Fall 2021 Colloquia
All colloquia this semester will be held virtually, via Zoom, and are scheduled for 12:00pm on Fridays, unless otherwise noted. Meetings with each speaker for faculty and students will take place from 1:30pm to 2:30pm.
- 10/01/21: Raquel Prado (University of California at Santa Cruz)
- 10/08/21: Daniel Sheldon (University of Massachusetts at Amherst)
- 10/15/21: Shyamal Peddada (National Institute of Child Health and Human Development)

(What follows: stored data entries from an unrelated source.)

@@ -213,10 +231,10 @@
   int64_t grid;
 };
 inline bool bwd_geom_ok(int C) { return C > 0 && C % 4 == 0 && (C / 4) % ceil_div(C / 4, 256) == 0; }
-inline BwdGeom bwd_geom(int B, int Lin, int C, bool parts = true) {
+inline BwdGeom bwd_geom(int B, int Lin, int C, int mode = 1) {
   BwdGeom g;
-  const int threads = parts ? DW_BWD_THREADS : DW_BWD2_THREADS;
-  const int max_parts = parts ? KWS_DW_BWD_MAX_PARTS : 1024;
+  const int threads = bwd_threads(mode);
+  const int max_parts = mode != 2 ? KWS_DW_BWD_MAX_PARTS : 1024;
   g.ny = ceil_div(C / 4, 256);
   g.Cb = C / g.ny;
   const int C4 = g.Cb / 4;
diff --git a/speech_recognition_amd/csrc/dwconv.hip b/speech_recognition_amd/csrc/dwconv.hip
--- a/speech_recognition_amd/csrc/dwconv.hip
+++ b/speech_recognition_amd/csrc/dwconv.hip
@@ -72,9 +72,18 @@
 #ifndef KWS_DW_BWD1_MINW
 #define KWS_DW_BWD1_MINW 1
 #endif
+#ifndef KWS_DW_BWD3_MINW
+#define KWS_DW_BWD3_MINW 1
+#endif
+#ifndef KWS_DW_BWD4_MINW
+#define KWS_DW_BWD4_MINW 1
+#endif
+constexpr int bwd_minw(int mode) {
+  return mode == 2 ? KWS_DW_BWD2_MINW : mode == 3 ? KWS_DW_BWD3_MINW : mode == 4 ? KWS_DW_BWD4_MINW : KWS_DW_BWD1_MINW;
+}
 template <int S, bool HAS_BN, int MODE, bool ADDS = false>
-__global__ __launch_bounds__(MODE == 2 ? DW_BWD2_THREADS : DW_BWD_THREADS, MODE == 2 ? KWS_DW_BWD2_MINW : KWS_DW_BWD1_MINW) void dwconv_bwd_kernel(BwdArgs p) {
-  __shared__ float red[bwd_smem_floats(MODE, DW_BWD_THREADS)];
+__global__ __launch_bounds__(bwd_threads(MODE), bwd_minw(MODE)) void dwconv_bwd_kernel(BwdArgs p) {
+  __shared__ float red[bwd_smem_floats(MODE, bwd_threads(MODE))];
   bwd_body<S, HAS_BN, MODE, false, ADDS>(p, red, (int)blockIdx.x, (int)gridDim.x, (int)blockIdx.y);
 }
 
@@ -86,19 +95,25 @@
 int launch_dw_bwd(const float* dz, const float* y, const float* bn, const float* w, const float* coef, float* g,
                   float* part, int B, int L_in, int L_out, int C, int stride, int pad_l, hipStream_t st,
                   unsigned* amax = nullptr, int add_stride = 0, int add_len = 0) {
-  const BwdGeom ge = bwd_geom(B, L_in, C, MODE != 2);
+  const BwdGeom ge = bwd_geom(B, L_in, C, MODE);
   KWS_REQUIRE(ge.grid < 0x7FFFFFFF, "dwconv_bwd: grid too large");
   dim3 gr((unsigned)ge.grid, (unsigned)ge.ny), b((unsigned)ge.block);
   BwdArgs a;
   a.dz = dz; a.y = y; a.bn = bn; a.w = w; a.coef = coef; a.g = g; a.part = part;
   a.B = B; a.Lin = L_in; a.Lout = L_out; a.C = C; a.pad_l = pad_l; a.nchunks = ge.nchunks; a.R = ge.R; a.Cb = ge.Cb; a.amax = amax;
   a.add_stride = add_stride; a.add_len = add_len;
-  if (MODE == 0 && add_stride > 1) {
+  if constexpr (MODE == 0) if (add_stride > 1) {
     if (stride == 1) hipLaunchKernelGGL((dwconv_bwd_kernel<1, false, MODE, true>), gr, b, 0, st, a);
     else hipLaunchKernelGGL((dwconv_bwd_kernel<2, false, MODE, true>), gr, b, 0, st, a);
     KWS_LAUNCH_CHECK("dwconv_bwd_kernel");
     return KWS_OK;
   }
+  if constexpr (MODE == 3 || MODE == 4) {
+    if (stride == 1) hipLaunchKernelGGL((dwconv_bwd_kernel<1, true, MODE>), gr, b, 0, st, a);
+    else hipLaunchKernelGGL((dwconv_bwd_kernel<2, true, MODE>), gr, b, 0, st, a);
+    KWS_LAUNCH_CHECK("dwconv_bwd_kernel");
+    return KWS_OK;
+  } else
   if (stride == 1) {
     if (bn) hipLaunchKernelGGL((dwconv_bwd_kernel<1, true, MODE>), gr, b, 0, st, a);
     else hipLaunchKernelGGL((dwconv_bwd_kernel<1, false, MODE>), gr, b, 0, st, a);
@@ -204,4 +219,29 @@
   return launch_dw_bwd<2>(dz, y, bn, w, coef, dy, nullptr, B, L_in, L_out, C, stride, pad_l, st, amax);
 }
 
-}
+int kws_dwconv_bwd_rows(int B, int L_in, int C, int pass) {
+  if (B <= 0 || L_in <= 0 || !bwd_geom_ok(C) || (pass != 3 && pass != 4)) return 0;
+  return (int)bwd_geom(B, L_in, C, pass).grid;
+}
+
+int kws_dwconv_bwd_bn2_f32(const float* dz, const float* y, const float* bn, const float* w, const float* coef, float* dy,
+                           float* part, int pass, int B, int L_in, int L_out, int C, int stride, int pad_l, unsigned* amax,
+                           void* stream) {
+  KWS_REQUIRE(dz && y && bn && w && part, "dwconv_bwd_bn2: NULL pointer");
+  KWS_REQUIRE(pass == 3 || (pass == 4 && coef != nullptr && dy != nullptr), "dwconv_bwd_bn2: pass %d (3, or 4 with coef and dy)", pass);
+  KWS_REQUIRE(B > 0 && L_in > 0 && L_out > 0 && bwd_geom_ok(C), "dwconv_bwd_bn2: bad shape B=%d L=%d->%d C=%d", B, L_in, L_out, C);
+  KWS_REQUIRE(stride == 1 || stride == 2, "dwconv_bwd_bn2: stride %d unsupported", stride);
+  hipStream_t st = (hipStream_t)stream;
+  KwsProfScope prof("dwconv_bwd", (pass == 3 ? 9.0 : 15.0) * B * L_in * C,
+                    4.0 * ((pass == 4 ? 2.0 : 1.0) * B * L_in * C + (double)B * L_out * C), st);
+  if (pass == 3) return launch_dw_bwd<3>(dz, y, bn, w, nullptr, nullptr, part, B, L_in, L_out, C, stride, pad_l, st);
+  return launch_dw_bwd<4>(dz, y, bn, w, coef, dy, part, B, L_in, L_out, C, stride, pad_l, st, amax);
+}
+
+int kws_dw_tap_rows_sum(const float* rows, int n_rows, int C, float* dw, void* stream) {
+  KWS_REQUIRE(rows && dw && n_rows > 0 && C > 0 && C % 4 == 0, "dw_tap_rows_sum: bad arguments");
+  const int64_t n = 3 * (int64_t)C;
+  return kws_reduce_slabs_batch(&rows, &dw, &n, &n_rows, 1, (hipStream_t)stream);
+}
+
+}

- 10/22/21: Efstathia Bura (Vienna University of Technology)
- 10/29/21: Georgia Papadogeorgou (University of Florida)
- 11/05/21: Emma Jingfei Zhang (University of Miami)
- 11/12/21: Chenlei Leng (University of Warwick)
- 11/19/21: David Dahl (Brigham Young University)
- 12/03/21: David Rossell (Barcelona Graduate School of Economics)
Title: Non-Asymptotic Aspects of Sampling From Heavy-Tailed Distributions via Transformed Langevin Monte Carlo
Abstract: Langevin Monte Carlo (LMC) algorithms and their stochastic versions are widely used for sampling and large-scale Bayesian inference. Non-asymptotic properties of the LMC algorithm have been examined intensely over the last decade. However, existing analyses are restricted to the case of light-tailed (yet multi-modal) densities. In this talk, I will first present a variable transformation based approach for sampling from heavy-tailed densities using the LMC algorithm. This algorithm is motivated by a related approach for Metropolis random walk algorithm by Johnson and Geyer, 2013. I will next present non-asymptotic oracle complexity analysis of the proposed algorithm with illustrative examples. It will be shown that the proposed approach 'works' as long as the heavy-tailed target density satisfies certain tail conditions closely related to the so-called weak-Poincaré inequality.
Title: Stick-Breaking Non-Parametric Priors via Dependent Length Variables
Abstract: In this talk, we present new classes of Bayesian nonparametric prior distributions. By allowing length random variables, in stick-breaking constructions, to be exchangeable or Markovian, appealing models for discrete random probability measures appear. Tuning the stochastic dependence in such length variables allows to recover extreme families of random probability measures, i.e. Dirichlet and Geometric processes. As a byproduct, the ordering of the weights, in the species sampling representation, can be controlled and thus tuned for efficient MCMC implementations in density estimation or unsupervised classification problems. Various theoretical properties and illustrations will be presented.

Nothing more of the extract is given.